*Task input*

-----

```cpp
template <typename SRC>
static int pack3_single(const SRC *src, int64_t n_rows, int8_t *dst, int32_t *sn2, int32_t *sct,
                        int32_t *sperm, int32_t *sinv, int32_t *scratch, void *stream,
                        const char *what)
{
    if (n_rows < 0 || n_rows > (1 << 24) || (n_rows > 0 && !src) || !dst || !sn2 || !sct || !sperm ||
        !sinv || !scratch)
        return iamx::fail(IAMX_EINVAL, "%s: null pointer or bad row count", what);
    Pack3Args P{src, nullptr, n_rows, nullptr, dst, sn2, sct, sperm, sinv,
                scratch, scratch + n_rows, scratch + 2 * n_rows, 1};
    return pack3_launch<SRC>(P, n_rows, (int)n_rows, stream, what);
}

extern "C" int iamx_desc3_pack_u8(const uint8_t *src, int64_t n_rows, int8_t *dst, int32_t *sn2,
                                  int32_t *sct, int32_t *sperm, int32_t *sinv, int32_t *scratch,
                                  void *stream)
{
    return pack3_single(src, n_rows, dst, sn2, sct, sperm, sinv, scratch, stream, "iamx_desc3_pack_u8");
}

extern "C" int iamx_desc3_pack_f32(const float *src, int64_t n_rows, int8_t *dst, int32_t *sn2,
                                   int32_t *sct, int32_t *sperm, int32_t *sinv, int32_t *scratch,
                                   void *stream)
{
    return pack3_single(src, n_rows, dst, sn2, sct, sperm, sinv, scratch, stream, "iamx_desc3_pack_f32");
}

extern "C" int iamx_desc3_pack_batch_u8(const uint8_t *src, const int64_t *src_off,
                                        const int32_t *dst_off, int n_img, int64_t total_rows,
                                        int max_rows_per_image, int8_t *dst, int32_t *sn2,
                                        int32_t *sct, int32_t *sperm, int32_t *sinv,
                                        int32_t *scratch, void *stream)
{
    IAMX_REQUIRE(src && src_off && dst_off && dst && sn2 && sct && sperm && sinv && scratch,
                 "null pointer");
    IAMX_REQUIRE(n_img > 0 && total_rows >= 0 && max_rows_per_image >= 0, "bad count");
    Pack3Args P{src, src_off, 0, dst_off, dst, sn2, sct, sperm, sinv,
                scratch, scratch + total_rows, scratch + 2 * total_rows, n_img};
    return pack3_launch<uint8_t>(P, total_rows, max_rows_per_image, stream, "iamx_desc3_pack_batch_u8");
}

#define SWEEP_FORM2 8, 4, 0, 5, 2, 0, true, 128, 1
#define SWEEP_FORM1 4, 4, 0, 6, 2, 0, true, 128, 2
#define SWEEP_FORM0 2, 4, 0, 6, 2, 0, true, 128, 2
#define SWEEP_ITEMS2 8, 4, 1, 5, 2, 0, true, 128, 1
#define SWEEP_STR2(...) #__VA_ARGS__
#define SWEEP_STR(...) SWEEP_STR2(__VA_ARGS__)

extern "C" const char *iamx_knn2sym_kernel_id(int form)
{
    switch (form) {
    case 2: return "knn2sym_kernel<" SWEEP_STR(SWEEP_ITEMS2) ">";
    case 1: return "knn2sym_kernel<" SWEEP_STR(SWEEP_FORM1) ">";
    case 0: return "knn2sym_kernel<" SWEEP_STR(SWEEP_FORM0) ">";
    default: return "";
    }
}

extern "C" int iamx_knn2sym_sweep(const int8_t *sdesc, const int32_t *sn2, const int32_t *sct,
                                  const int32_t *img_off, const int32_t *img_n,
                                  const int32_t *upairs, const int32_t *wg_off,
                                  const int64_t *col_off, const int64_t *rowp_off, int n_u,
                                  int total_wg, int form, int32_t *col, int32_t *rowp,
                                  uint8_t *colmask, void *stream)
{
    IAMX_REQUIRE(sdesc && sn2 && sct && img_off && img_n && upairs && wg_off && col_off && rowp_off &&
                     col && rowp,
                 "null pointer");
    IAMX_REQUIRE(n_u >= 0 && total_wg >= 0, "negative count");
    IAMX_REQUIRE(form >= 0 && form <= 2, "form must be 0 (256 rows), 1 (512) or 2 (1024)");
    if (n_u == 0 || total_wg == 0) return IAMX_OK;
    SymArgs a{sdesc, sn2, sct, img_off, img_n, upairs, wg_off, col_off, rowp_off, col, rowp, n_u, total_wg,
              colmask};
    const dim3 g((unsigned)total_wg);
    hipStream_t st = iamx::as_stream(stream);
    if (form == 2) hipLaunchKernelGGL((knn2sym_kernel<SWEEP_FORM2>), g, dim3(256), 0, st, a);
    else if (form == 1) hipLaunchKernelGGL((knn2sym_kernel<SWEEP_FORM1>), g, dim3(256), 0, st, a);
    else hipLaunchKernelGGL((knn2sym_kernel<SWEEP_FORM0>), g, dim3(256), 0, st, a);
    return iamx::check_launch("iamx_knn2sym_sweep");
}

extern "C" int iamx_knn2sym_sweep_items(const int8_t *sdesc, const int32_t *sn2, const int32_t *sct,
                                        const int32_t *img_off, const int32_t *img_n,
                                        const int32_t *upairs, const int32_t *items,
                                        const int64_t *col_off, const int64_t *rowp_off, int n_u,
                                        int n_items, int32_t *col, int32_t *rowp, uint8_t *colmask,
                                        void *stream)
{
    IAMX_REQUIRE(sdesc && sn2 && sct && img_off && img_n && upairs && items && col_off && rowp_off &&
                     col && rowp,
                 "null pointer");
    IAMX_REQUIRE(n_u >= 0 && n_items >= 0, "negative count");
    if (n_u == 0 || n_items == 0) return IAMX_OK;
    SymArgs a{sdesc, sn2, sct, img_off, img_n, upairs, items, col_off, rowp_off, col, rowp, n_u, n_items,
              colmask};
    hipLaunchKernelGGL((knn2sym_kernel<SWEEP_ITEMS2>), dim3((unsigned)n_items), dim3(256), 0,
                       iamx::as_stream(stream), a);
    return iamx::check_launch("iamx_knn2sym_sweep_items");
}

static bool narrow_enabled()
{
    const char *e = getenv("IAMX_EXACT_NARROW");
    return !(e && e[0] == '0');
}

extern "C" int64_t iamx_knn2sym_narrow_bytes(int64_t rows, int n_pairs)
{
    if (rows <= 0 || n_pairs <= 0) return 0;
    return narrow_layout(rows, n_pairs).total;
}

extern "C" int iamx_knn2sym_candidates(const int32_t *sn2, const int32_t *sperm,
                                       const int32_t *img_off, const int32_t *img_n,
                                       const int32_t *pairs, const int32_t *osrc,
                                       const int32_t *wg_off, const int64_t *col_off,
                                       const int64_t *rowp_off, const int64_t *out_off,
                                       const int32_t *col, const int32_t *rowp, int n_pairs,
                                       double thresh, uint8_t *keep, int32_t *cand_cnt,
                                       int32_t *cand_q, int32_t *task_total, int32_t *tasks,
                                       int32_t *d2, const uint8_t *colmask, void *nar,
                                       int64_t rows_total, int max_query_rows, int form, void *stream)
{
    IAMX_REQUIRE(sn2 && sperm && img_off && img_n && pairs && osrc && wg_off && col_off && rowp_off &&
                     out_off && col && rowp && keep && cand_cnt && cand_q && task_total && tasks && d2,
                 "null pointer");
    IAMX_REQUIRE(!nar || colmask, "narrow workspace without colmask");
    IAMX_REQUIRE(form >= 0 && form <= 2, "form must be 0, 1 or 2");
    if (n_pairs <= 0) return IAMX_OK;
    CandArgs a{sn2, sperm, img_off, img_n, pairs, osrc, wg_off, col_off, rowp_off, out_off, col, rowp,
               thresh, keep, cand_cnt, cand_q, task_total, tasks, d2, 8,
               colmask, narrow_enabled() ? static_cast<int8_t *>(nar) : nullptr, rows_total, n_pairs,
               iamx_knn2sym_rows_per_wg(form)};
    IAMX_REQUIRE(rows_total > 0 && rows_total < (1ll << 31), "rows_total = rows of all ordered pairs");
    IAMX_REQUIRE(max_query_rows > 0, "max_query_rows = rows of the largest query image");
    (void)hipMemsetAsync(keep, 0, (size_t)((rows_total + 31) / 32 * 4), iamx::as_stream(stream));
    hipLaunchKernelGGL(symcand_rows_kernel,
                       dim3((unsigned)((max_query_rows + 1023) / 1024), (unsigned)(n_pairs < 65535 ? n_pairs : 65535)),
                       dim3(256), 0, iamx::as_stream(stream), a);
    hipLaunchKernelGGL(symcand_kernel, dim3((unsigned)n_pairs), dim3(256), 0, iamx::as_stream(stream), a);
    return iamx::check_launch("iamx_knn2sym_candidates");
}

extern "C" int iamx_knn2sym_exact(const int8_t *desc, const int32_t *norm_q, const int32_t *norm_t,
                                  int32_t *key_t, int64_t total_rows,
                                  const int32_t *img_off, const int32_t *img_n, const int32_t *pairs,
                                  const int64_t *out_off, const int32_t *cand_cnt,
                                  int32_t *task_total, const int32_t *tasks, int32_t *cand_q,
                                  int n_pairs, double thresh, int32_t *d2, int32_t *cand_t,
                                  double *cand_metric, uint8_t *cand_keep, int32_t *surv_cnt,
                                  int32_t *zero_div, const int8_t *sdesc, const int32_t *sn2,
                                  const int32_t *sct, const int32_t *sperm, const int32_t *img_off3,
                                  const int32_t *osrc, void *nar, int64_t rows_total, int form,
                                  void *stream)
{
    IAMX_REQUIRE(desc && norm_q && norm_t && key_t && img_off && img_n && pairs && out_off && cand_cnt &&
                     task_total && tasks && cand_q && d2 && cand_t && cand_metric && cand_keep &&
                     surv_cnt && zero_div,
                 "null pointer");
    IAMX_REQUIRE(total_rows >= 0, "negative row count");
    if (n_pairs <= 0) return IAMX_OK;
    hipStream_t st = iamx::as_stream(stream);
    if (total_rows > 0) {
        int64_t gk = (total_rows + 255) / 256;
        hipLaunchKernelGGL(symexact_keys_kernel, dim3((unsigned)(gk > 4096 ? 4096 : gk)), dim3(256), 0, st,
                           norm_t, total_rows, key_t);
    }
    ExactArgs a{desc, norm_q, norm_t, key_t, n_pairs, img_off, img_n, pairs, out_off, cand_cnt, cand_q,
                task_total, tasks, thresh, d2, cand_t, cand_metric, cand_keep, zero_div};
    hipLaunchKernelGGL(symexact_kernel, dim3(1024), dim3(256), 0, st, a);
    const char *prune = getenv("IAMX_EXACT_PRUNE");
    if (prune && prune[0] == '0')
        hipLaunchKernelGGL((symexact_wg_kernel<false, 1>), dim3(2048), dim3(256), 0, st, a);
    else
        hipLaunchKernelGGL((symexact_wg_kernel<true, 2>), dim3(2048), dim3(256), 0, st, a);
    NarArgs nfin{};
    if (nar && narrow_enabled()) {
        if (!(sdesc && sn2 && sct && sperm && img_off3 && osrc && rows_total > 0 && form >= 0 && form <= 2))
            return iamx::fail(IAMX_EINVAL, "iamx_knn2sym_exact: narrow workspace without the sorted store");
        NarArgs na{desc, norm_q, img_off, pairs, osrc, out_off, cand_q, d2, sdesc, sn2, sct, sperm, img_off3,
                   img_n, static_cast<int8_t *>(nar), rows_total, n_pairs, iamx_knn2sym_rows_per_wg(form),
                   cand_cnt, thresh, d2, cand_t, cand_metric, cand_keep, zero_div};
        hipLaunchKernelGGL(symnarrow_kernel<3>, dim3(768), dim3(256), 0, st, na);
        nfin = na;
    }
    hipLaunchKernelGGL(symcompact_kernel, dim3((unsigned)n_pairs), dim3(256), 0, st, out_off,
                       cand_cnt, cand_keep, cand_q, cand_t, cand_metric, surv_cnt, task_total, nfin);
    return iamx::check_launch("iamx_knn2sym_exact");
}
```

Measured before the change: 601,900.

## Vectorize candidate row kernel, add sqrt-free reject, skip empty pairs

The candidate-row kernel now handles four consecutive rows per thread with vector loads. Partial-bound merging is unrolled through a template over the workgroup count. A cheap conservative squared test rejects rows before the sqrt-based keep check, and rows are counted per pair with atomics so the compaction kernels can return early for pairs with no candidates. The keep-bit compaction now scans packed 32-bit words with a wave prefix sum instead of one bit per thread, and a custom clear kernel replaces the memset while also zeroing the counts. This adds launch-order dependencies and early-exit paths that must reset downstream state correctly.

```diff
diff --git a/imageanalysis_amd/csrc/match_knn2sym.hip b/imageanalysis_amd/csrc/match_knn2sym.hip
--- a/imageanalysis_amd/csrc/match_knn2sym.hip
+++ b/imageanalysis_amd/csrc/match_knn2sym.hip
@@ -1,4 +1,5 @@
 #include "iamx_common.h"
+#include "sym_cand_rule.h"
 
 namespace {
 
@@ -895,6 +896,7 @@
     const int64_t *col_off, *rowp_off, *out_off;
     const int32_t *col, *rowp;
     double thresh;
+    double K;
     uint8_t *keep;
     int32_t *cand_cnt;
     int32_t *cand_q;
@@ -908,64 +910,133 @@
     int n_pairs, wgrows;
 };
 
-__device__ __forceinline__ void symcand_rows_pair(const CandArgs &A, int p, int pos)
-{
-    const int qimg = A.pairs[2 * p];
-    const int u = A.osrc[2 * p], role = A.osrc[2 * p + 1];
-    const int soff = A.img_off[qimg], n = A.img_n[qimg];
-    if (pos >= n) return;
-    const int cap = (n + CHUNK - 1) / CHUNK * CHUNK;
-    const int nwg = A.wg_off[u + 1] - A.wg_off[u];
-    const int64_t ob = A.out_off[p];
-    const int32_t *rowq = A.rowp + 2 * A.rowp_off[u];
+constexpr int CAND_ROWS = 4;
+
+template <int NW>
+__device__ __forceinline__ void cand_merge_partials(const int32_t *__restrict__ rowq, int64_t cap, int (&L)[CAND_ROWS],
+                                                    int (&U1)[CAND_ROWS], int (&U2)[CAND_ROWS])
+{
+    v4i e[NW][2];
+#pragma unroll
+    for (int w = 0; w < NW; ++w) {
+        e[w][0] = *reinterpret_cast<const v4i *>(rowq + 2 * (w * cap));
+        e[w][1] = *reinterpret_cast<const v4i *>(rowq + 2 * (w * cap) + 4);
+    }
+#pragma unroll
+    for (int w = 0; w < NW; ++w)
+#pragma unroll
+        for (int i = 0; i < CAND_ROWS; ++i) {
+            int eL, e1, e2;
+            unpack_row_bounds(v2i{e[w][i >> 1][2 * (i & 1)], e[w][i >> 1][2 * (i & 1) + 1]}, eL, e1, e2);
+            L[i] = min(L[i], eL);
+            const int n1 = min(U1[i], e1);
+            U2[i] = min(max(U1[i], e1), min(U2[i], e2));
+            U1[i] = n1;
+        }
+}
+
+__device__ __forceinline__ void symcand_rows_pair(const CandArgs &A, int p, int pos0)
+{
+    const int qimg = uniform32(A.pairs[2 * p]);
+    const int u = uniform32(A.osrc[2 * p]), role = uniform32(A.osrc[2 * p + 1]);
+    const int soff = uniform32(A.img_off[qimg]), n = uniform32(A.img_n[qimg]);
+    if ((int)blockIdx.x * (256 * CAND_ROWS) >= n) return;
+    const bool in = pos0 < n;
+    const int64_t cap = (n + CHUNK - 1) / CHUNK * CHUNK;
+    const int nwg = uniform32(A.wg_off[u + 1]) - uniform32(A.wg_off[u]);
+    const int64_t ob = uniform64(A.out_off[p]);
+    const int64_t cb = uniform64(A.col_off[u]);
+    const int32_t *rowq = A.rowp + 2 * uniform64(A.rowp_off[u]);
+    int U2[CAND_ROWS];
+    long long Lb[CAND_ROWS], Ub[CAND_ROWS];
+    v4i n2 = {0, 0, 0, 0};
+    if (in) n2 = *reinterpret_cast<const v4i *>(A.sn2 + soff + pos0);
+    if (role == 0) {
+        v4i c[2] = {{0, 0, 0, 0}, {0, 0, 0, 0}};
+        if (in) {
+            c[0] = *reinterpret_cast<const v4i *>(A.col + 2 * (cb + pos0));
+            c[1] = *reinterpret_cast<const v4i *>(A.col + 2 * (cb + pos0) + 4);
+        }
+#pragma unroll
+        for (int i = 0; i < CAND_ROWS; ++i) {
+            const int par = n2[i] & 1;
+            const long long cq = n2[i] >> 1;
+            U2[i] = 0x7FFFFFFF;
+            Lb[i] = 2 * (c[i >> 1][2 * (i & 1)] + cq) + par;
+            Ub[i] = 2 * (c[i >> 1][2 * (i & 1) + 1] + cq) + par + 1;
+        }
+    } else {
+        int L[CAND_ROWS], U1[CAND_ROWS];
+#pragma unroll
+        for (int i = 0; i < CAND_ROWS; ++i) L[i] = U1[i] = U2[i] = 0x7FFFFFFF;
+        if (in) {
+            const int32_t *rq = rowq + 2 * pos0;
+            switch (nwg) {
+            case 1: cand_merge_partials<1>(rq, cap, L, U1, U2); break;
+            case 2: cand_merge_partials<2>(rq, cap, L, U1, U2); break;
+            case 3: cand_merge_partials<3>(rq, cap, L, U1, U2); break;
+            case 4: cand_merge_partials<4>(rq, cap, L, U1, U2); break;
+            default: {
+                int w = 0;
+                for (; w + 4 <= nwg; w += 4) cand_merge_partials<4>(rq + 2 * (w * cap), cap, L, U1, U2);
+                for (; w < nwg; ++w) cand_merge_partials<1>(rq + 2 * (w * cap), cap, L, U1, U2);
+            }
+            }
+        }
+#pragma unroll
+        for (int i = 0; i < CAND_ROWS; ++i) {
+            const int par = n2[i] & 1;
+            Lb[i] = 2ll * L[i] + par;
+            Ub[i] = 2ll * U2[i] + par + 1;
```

-----

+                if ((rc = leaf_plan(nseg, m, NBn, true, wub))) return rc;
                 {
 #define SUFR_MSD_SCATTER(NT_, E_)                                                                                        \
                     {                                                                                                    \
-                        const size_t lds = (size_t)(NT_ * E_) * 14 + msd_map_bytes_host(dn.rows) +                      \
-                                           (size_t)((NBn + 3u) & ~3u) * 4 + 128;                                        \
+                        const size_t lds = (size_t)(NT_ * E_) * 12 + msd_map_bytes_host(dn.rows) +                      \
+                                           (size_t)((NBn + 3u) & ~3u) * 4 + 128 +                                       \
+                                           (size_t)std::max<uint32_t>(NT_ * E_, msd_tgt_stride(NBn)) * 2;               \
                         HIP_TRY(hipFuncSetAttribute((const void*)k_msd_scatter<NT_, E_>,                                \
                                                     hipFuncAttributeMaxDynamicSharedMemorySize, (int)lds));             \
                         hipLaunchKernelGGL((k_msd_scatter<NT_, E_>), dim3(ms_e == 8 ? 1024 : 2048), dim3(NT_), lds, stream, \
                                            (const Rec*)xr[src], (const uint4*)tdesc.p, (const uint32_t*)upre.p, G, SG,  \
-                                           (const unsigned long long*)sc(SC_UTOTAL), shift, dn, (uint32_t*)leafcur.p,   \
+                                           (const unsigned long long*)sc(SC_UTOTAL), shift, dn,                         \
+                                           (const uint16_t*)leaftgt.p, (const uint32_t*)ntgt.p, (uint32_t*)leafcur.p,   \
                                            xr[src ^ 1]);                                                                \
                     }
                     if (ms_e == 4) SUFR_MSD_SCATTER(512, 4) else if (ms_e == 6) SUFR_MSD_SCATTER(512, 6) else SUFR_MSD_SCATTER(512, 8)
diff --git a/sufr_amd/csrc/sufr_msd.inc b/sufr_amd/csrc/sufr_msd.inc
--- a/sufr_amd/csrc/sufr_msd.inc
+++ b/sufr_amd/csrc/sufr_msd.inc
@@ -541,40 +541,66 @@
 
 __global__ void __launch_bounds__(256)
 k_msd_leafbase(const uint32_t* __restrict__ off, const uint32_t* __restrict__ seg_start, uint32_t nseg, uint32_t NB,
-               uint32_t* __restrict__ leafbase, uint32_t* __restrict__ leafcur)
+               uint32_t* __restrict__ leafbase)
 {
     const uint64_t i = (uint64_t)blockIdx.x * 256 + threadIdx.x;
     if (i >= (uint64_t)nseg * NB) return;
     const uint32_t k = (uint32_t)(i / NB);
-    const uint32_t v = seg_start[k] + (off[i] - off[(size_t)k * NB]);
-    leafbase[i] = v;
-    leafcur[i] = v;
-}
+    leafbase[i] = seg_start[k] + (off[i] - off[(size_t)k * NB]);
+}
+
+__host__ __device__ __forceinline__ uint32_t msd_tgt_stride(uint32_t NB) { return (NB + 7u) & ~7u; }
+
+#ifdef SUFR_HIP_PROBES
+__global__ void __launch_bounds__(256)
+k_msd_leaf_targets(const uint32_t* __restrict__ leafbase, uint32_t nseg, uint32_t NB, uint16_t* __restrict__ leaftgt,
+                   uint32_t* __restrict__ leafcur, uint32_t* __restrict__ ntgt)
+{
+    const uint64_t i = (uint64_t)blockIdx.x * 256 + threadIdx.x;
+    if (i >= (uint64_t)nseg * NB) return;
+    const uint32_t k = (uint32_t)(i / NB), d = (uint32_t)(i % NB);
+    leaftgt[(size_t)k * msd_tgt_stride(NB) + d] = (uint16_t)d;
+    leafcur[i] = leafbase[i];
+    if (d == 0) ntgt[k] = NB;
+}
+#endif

-----

*Exercise instructions*
Please filter the data down to the lines containing the word "CHUNK".

*The completed task*
-    const int cap = (n + CHUNK - 1) / CHUNK * CHUNK;
+    const int64_t cap = (n + CHUNK - 1) / CHUNK * CHUNK;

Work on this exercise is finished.